Thanks for the reply! I’ll work up the email.
To your approach: Multicollinearity does not, in fact, overstate the f-test or r-squared. The way they are calculated can show this. It is the t-statistics that can be understated and the standard errors of the coefficients that can be inflated.
I believe the mix up is coming from a potential indicator of MC and how the Institute has phrased it (and a few other texts): low t-stats and “high” f-stats and high R-squared. In this case, “high” is a relative term, implying statistical significance (not high as in an overstatement).

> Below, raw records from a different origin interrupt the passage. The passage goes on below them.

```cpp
template <bool SHARD, int MAXP, bool NARROW>
__global__ __launch_bounds__(CH_THREADS) void k_chain_pre(const DzgDev d, unsigned long long *bar,
                                                          unsigned long long *dbg,
                                                          const double *__restrict__ xrecv)
{
    __shared__ double s_ag[CH_AGCAP];
    __shared__ double s_beta[R_], s_dx[CH_THREADS], s_up[R_];
    __shared__ ChainSlots s_c;
    ChainStamps ts;
    ts.start(dbg);
    DzgCtl *ctl = d.ctl;
    const int tid = threadIdx.x, lane = tid & 63, wave = tid >> 6;
    const int m = d.m, nwg = (int)gridDim.x;
    const bool lead = blockIdx.x == 0 && tid == 0;
    ChainSpec sp;
    if (wave == 0 && !SHARD)
        chain_spec_load(sp, d.fpz_r, d.fpz_k, d.fpz_h, lane);
    else if (wave == 1)
        chain_spec_load(sp, d.fpx_r, d.fpx_k, d.fpx_h, lane);
    DzgCand2 cj_rec = dzg_cand2_none();
    int w_rec = -1;
    if (SHARD) w_rec = shard_merge(xrecv, d.xstride, d.world, cj_rec);
    int r0, r1;
    chain_rows(m, r0, r1);
    const int row = r0 + tid;
    const bool has_row = row < r1;
    int dslot_i = -1, bcode_i = 0;
    double x_i = 0.0, xbar_i = 0.0;
    if (has_row) {
        dslot_i = d.dslot[row];
        bcode_i = d.bcode[row];
// ... 27 lines not shown
    if (k > CH_AGCAP || c.fp_count > 256 || (NARROW && k > 512)) {
        if (lead) ctl->status = DZG_PANIC;
        return;
    }
    if (lead) {
        ctl->neta_cur = neta;
        ctl->k_cur = k;
    }
    int p;
    if (kind == DZG_STEP_PRIMAL) {
        const int epos = cj.k;
        const int code = d.nbcode[epos];
        double zr = 0.0, zbr = 0.0;
        if (lead) {
            zr = d.z[epos];
            zbr = d.zbar[epos];
        }
        const double *a = chain_col<SHARD>(d, code, xrecv, w_rec);
        const bool has_unit = has_row && bcode_i < 0;
        double unit_i = 0.0;
        if (has_unit) unit_i = code >= 0 ? a[-1 - bcode_i] : (code == bcode_i ? 1.0 : 0.0);
        int edslot = -1;
        if (lead && code < 0) edslot = d.dslot[-1 - code];
        chain_stage_ag(s_ag, k, code, a, d.drow, dr0, dr1);
        chain_beta(d, neta, code, a);
        ts.mark(slot);
        if (lead) {
            ctl->enter_code = code;
            ctl->zr = zr;
            ctl->zbar_r = zbr;
            ctl->enter_dslot = edslot;
            if (SHARD) ctl->enter_src = w_rec;
        }
        __syncthreads();
        double accs[MAXP];
        if (chain_wide<NARROW>(k))
            chain_dot_head<64>(d, r0, r1, k, s_ag, accs);
        else
            chain_dot_head<16>(d, r0, r1, k, s_ag, accs);
        chain_beta_published();
        ts.mark(slot);
        if (!chain_barrier(ctl, bar, gen)) return;
        ts.mark(slot);
        chain_beta_fetch(d, neta, code, s_beta);
        __syncthreads();
        if (chain_wide<NARROW>(k))
            chain_dot_tail<64>(d, r0, r1, k, neta, s_ag, s_beta, accs, s_dx);
        else
            chain_dot_tail<16>(d, r0, r1, k, neta, s_ag, s_beta, accs, s_dx);
        __syncthreads();
        DzgCand2 best = dzg_cand2_none();
        if (has_row) {
            double dxi = s_dx[tid];
            if (has_unit) dxi += unit_i;
            d.dx[row] = dxi;
            const double scaled = mu * xbar_i;
            const double den = x_i + scaled;
            DzgCand2 cnd;
            cnd.r = dzg_div(dxi, den);
            cnd.k = row;
            cnd.h = -__builtin_inf();
            if (cnd.r > 0.0) best = dzg_better2(best, cnd);
            if (dzg_noise_zero(den, x_i, scaled, c.tau)) best.h = __builtin_inf();
        }
        ts.pin(best);
        const unsigned long long t_rowbest = ts.now();
        best = chain_best(best, r1 - r0);
        ts.pin(best);
        ts.site(DZG_SITE_PRE_ROWBEST, t_rowbest);
        if (tid == 0) {
            st_sc1(d.rx_r + blockIdx.x, best.r);
            st_sc1(d.rx_k + blockIdx.x, best.k);
            st_sc1(d.rx_h + blockIdx.x, best.h);
        }
        ts.mark(slot);
        if (!chain_barrier(ctl, bar, gen)) return;
        ts.mark(slot);
        const unsigned long long t_sc1 = ts.now();
        if (wave == 0) {
            const DzgCand2 w = chain_reduce_sc1(d.rx_r, d.rx_k, d.rx_h, nwg, lane);
            if (lane == 0) chain_put(s_c, 0, w);
        }
        __syncthreads();
        DzgCand2 cw = chain_get(s_c, 0);
        ts.pin(cw);
        ts.site(DZG_SITE_PRE_SC1, t_sc1);
        if (!fast_ratio_outcome(ctl, c, lead, cw, DZG_UNBOUNDED)) {
            if (lead) ctl->bar_gen = gen;
            return;
        }
        p = cw.k;
        if (lead) ctl->leave_pos = p;
        ts.mark(slot);
    } else {
        p = ci.k;
    }
    const int lcode = d.bcode[p];
    double xp = 0.0, xbp = 0.0;
    if (lead) {
// ... 35 lines not shown
    int gg = 0;
    for (; gg + 8 <= G; gg += 8) {
        double t[8];
#pragma unroll
        for (int e = 0; e < 8; ++e) t[e] = src[(long long)(gg + e) * d.ldt];
#pragma unroll
        for (int e = 0; e < 8; ++e) sum = sum + t[e];
    }
    for (; gg < G; ++gg) sum = sum + src[(long long)gg * d.ldt];
    return -sum;
}

template <bool SHARD, int MAXP, bool NARROW, bool NOFOLD>
__global__ __launch_bounds__(CH_THREADS) void k_chain_post(const DzgDev d, unsigned long long *bar,
                                                           const DzgPivotArgs pa, int only_partials,
                                                           int nrz, unsigned long long *dbg,
                                                           const double *__restrict__ xrecv, int fold_arg)
{
    const int fold = chain_fold_on<NOFOLD>(fold_arg);
    __shared__ double s_ag[CH_AGCAP];
    __shared__ double s_beta[R_], s_dx[CH_THREADS];
    __shared__ double s_dxp;
    __shared__ ChainSlots s_c;
    ChainStamps ts;
    ts.start(only_partials ? nullptr : dbg);
    const unsigned long long t_books = (dbg && !only_partials && blockIdx.x == 0 && threadIdx.x == CH_THREADS - 64)
                                           ? __builtin_amdgcn_s_memrealtime()
                                           : 0ull;
    int slot = 2;
    DzgCtl *ctl = d.ctl;
    const int tid = threadIdx.x, lane = tid & 63, wave = tid >> 6;
    const int m = d.m, q = d.q;
    const bool lead = blockIdx.x == 0 && tid == 0;
    DzgCand2 mine = dzg_cand2_none();
    ChainSpec sp;
    const bool one_wave = chain_one_wave<NOFOLD>(nrz);
    if (SHARD || fold) {
    } else if (!only_partials && one_wave) {
        if (wave == 0) chain_spec_load(sp, d.rz_r, d.rz_k, d.rz_h, lane);
    } else if (!only_partials) {
#pragma unroll
        for (int j = 0; j < 4; ++j) {
            const int i = tid + CH_THREADS * j;
            DzgCand2 o;
            o.r = d.rz_r[i];
            o.k = d.rz_k[i];
// ... 15 lines not shown
    const bool has_row = row < r1, has_col = col < q1;
    double x_i = 0.0, xbar_i = 0.0, v_i = 0.0, dx_i = 0.0, z_k = 0.0, zbar_k = 0.0, dz_k = 0.0;
    int bcode_i = 0, nbcode_k = -1;
    if (has_row) {
        x_i = d.x[row];
        xbar_i = d.xbar[row];
        if (!only_partials) {
            v_i = d.v[row];
            dx_i = d.dx[row];
            bcode_i = d.bcode[row];
        }
    }
    if (has_col) {
        z_k = d.z[col];
        zbar_k = d.zbar[col];
        if (!only_partials && !fold) dz_k = d.dz[col];
        if (SHARD || fold) nbcode_k = d.nbcode[col];
    }
    DzgCtl c = *ctl;
    if (c.status != DZG_RUNNING) return;
    unsigned long long gen = c.bar_gen;
    int p = 0, r = 0, teta = 0, wzero = -1, del_ce = -1, del_last = -1, app_col = -1, new_code_r = -1;
    double t = 0.0, s = 0.0, tbar = 0.0, sbar = 0.0, rdxp = 0.0, tau = c.tau;
    if (!only_partials) {
        const int neta = c.neta_cur, k = c.k_cur, kind = c.kind;
        const int ci = c.leave_code;
        const double xp = c.xp, xbp = c.xbp;
        p = c.leave_pos;
        int cj, edslot;
        double zr, zbr, dzr, dxp;
        int G = (k + 1 + DZG_PR_BATCH - 1) / DZG_PR_BATCH;
        G = G > DZG_PR_GMAX ? DZG_PR_GMAX : G;
        if (!SHARD && fold) {
            const int ncols = q1 - q0;
            int *s_code = reinterpret_cast<int *>(s_dx);
            if (has_col) s_code[tid] = nbcode_k;
            __syncthreads();
            if ((long long)ncols * G <= CH_AGCAP) {
                for (int idx = tid; idx < ncols * G; idx += CH_THREADS) {
                    const int g = idx / ncols, pl = idx - g * ncols;
                    const int code = s_code[pl];
                    s_ag[idx] = code >= 0 ? d.ppart[(long long)g * d.ldt + (code - d.col0)] : 0.0;
                }
                __syncthreads();
                if (has_col) {
                    if (nbcode_k < 0) {
// ... 66 lines not shown
                cj = (int)rec[5];
                zr = rec[2];
                zbr = rec[3];
                dzr = rec[4];
                if (lead) {
                    ctl->enter_src = w_rec;
                    ctl->zr = zr;
                    ctl->zbar_r = zbr;
                    ctl->dz_r = dzr;
                    ctl->use_record = 1;
                }
            } else {
                cj = d.nbcode[r];
                zr = d.z[r];
                zbr = d.zbar[r];
                dzr = fold ? chain_fold_dz(d, cj, G) : d.dz[r];
            }
            const double *a = chain_col<SHARD>(d, cj, xrecv, w_rec);
            edslot = cj < 0 ? d.dslot[-1 - cj] : -1;
            const bool has_unit = has_row && bcode_i < 0;
            double unit_i = 0.0, unit_p = 0.0;
            if (has_unit) unit_i = cj >= 0 ? a[-1 - bcode_i] : (cj == bcode_i ? 1.0 : 0.0);
            if (ci < 0) unit_p = cj >= 0 ? a[-1 - ci] : (cj == ci ? 1.0 : 0.0);
            chain_stage_ag(s_ag, k, cj, a, d.drow, dr0, dr1);
            chain_beta(d, neta, cj, a);
            ts.mark(slot);
            if (lead) {
                ctl->enter_pos = r;
                ctl->enter_code = cj;
            }
            c.enter_pos = r;
            c.enter_code = cj;
            __syncthreads();
            const int k2 = (k + 1) & ~1;
            double accs[MAXP], accp;
            if (chain_wide<NARROW>(k)) {
                chain_dot_head<64>(d, r0, r1, k, s_ag, accs);
                accp = fast_gemv_row_head<64>(wave == CH_NW - 1 ? p : m, m, k2, d.binv, d.ldb, s_ag, lane);
            } else {
                chain_dot_head<16>(d, r0, r1, k, s_ag, accs);
                accp = fast_gemv_row_head<16>(wave == CH_NW - 1 && lane < 16 ? p : m, m, k2, d.binv, d.ldb, s_ag,
                                              lane % 16);
            }
            chain_beta_published();
            ts.mark(slot);
            if (!chain_barrier(ctl, bar, gen)) return;
            ts.mark(slot);
            chain_beta_fetch(d, neta, cj, s_beta);
            __syncthreads();
            if (chain_wide<NARROW>(k)) {
                chain_dot_tail<64>(d, r0, r1, k, neta, s_ag, s_beta, accs, s_dx);
                if (wave == CH_NW - 1) {
                    const double acc = fast_gemv_row_tail<64>(accp, p, m, neta, d.U, d.ldw, s_beta, lane);
                    if (lane == 0) s_dxp = ci < 0 ? acc + unit_p : acc;
                }
            } else {
                chain_dot_tail<16>(d, r0, r1, k, neta, s_ag, s_beta, accs, s_dx);
                if (wave == CH_NW - 1) {
                    const double acc = fast_gemv_row_tail<16>(accp, lane < 16 ? p : m, m, neta, d.U, d.ldw,
                                                              s_beta, lane % 16);
                    if (lane == 0) s_dxp = ci < 0 ? acc + unit_p : acc;
                }
            }
            __syncthreads();
            dxp = s_dxp;
            if (has_row) {
                dx_i = s_dx[tid];
                if (has_unit) dx_i += unit_i;
                d.dx[row] = dx_i;
            }
            ts.mark(slot);
        } else {
            r = c.enter_pos;
            cj = c.enter_code;
            zr = c.zr;
            zbr = c.zbar_r;
            dzr = (!SHARD && fold) ? chain_fold_dz(d, cj, G) : d.dz[r];
            if (SHARD) {
                int w_rec = -1;
                for (int rk = 0; rk < d.world && w_rec < 0; ++rk)
                    if ((int)xrecv[(long long)rk * d.xstride + 1] == r) w_rec = rk;
                if (w_rec < 0) {
                    if (lead) ctl->status = DZG_PANIC;
                    return;
                }
                const double *rec = xrecv + (long long)w_rec * d.xstride;
                zr = rec[2];
                zbr = rec[3];
                dzr = rec[4];
                if (lead) {
                    ctl->zr = zr;
                    ctl->zbar_r = zbr;
                    ctl->dz_r = dzr;
                    ctl->use_record = 1;
                }
            }
            edslot = c.enter_dslot;
            dxp = d.dx[p];
            ts.mark(slot);
        }
        const DzgPivotScalars ps = fast_pivot_scalars(xp, xbp, dxp, zr, zbr, dzr, neta, c.max_pivot_err);
        const bool appended = ci < 0, deleted = cj < 0;
        new_code_r = ci;
        if (blockIdx.x == 0 && wave == CH_NW - 1) {
            c.neta = neta;
            c.ncompact = k;
            fast_pivot_books_s(ctl, c, pa, ps, 1);
            if (t_books && kind == DZG_STEP_DUAL && lane == 0) {
                __builtin_amdgcn_s_waitcnt(0);
                dbg[16 * DZG_SITE_SLOT + DZG_SITE_BOOKS] += __builtin_amdgcn_s_memrealtime() - t_books;
                dbg[16 * (DZG_SITE_SLOT + 1) + DZG_SITE_BOOKS] += 1;
            }
        }
        if (!ps.ok) {
            if (lead && gen != c.bar_gen) ctl->bar_gen = gen;
            return;
        }
        if (deleted) {
            del_last = k + (appended ? 1 : 0) - 1;
            del_ce = edslot;
        }
        if (appended) app_col = k;
        if (lead && gen != c.bar_gen) ctl->bar_gen = gen;
        t = ps.t;
// ... 285 lines not shown
```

The practical meaning for what they are saying is this: you run a regression, you check out the F-test and it’s significant– great, let’s check out the explanatory power! You look at R-squared and it’s indicating pretty good explanatory power of the model (things are going well). Then, you glance at the t-statistics, which tell you that none of the X-variables are good! So, you scratch your head, and you wonder, “what’s going on?” My t-tests say the model is trash (no x-variables are statistically significant), but my f-test says at least one x-variable is statistically significant (and R-squared says the model is relatively good for explaining the DV). Ah, now I remember, this is a classic indication that multicollinearity might be involved. Since, the model has a significant F-test, the model is still useful if we want to plug in numbers for X and predict Y, but we should be careful about examining relationships (coefficient estimates) between x and y. Basically, this is the gist of that “sign” of MC.
In many statistics texts I’ve read or seen, this is the case, and some address that the model fit is unaffected by MC (model fit can be assessed with R-squared).